• [What is required]:
Take each line from the material below that includes the string "csrc" and copy it.

• [Dataset]:

=== Begin Enclosure ===

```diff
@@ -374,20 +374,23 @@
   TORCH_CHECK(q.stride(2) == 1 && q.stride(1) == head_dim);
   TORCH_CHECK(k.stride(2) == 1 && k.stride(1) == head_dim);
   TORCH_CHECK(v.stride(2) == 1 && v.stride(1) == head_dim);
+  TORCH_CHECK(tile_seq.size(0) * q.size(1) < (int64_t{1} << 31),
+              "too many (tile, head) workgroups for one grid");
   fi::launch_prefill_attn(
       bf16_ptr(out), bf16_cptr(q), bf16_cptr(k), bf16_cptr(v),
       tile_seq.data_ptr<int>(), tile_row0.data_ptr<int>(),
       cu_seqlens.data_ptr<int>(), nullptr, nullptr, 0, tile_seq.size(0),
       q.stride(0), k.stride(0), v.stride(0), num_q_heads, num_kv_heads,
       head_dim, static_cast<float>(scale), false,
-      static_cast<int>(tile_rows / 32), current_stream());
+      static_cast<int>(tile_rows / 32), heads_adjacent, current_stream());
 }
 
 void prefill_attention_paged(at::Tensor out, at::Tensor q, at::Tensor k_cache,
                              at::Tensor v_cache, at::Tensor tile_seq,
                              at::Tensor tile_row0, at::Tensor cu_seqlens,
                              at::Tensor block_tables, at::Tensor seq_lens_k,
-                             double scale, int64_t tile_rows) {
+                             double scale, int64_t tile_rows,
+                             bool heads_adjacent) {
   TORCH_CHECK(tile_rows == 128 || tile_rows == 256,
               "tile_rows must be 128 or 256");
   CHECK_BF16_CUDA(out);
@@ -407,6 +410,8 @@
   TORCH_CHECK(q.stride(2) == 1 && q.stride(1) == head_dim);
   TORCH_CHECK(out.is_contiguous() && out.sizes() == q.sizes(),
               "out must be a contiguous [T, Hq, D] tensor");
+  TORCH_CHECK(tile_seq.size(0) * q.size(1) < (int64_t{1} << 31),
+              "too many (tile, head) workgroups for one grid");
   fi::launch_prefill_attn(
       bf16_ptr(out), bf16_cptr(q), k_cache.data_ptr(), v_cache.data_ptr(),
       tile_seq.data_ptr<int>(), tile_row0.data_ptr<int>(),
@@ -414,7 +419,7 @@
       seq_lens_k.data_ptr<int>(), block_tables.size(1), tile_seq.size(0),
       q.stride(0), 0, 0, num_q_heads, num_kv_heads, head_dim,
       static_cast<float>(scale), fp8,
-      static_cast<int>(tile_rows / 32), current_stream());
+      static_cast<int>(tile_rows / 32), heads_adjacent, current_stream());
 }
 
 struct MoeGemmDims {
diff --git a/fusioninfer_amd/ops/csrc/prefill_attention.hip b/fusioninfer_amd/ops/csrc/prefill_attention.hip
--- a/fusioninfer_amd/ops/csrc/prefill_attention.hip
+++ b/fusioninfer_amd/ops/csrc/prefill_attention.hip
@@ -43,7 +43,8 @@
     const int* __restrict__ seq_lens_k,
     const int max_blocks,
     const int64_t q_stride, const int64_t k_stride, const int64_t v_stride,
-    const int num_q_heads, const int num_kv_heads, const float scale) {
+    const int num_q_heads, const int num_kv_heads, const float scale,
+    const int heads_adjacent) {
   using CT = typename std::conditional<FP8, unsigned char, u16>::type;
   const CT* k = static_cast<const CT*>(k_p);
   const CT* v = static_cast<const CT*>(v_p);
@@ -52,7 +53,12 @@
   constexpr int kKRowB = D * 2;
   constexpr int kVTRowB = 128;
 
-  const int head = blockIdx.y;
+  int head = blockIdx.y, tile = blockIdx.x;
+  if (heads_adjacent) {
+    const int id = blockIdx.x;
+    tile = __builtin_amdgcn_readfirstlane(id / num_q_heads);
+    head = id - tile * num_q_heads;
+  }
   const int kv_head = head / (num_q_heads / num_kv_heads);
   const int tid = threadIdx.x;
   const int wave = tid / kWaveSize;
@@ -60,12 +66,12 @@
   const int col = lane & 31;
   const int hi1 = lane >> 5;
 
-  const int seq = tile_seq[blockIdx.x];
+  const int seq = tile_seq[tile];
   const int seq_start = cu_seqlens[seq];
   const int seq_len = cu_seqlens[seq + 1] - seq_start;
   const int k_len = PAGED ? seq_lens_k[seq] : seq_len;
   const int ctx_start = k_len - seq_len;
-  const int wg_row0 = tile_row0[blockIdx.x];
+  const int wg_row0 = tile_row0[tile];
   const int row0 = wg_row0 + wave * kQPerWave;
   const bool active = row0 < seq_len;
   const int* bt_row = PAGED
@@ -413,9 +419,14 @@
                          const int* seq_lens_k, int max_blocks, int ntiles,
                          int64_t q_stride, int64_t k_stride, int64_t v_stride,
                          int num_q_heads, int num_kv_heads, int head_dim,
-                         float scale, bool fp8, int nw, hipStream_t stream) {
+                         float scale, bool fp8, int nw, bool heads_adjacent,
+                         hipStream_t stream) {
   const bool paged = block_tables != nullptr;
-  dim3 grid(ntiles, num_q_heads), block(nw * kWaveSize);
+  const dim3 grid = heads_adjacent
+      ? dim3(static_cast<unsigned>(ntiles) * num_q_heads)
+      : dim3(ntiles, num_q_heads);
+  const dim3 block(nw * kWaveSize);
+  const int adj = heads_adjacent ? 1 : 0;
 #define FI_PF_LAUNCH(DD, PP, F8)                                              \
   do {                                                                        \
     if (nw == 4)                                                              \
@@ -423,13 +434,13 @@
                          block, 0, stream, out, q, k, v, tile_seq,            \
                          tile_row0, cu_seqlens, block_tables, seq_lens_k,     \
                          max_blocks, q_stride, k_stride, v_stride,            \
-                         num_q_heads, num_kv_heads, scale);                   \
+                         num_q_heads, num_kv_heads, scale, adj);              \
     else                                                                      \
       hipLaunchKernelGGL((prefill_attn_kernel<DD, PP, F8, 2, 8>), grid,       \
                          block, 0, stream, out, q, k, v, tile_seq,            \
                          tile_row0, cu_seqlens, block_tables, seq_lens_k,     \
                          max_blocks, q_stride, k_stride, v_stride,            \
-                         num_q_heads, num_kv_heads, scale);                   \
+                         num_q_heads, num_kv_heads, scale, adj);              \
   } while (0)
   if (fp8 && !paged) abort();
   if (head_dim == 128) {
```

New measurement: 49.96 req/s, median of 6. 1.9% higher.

=== End Enclosure ===

• [Answer to this problem]:
diff --git a/fusioninfer_amd/ops/csrc/prefill_attention.hip b/fusioninfer_amd/ops/csrc/prefill_attention.hip
--- a/fusioninfer_amd/ops/csrc/prefill_attention.hip
+++ b/fusioninfer_amd/ops/csrc/prefill_attention.hip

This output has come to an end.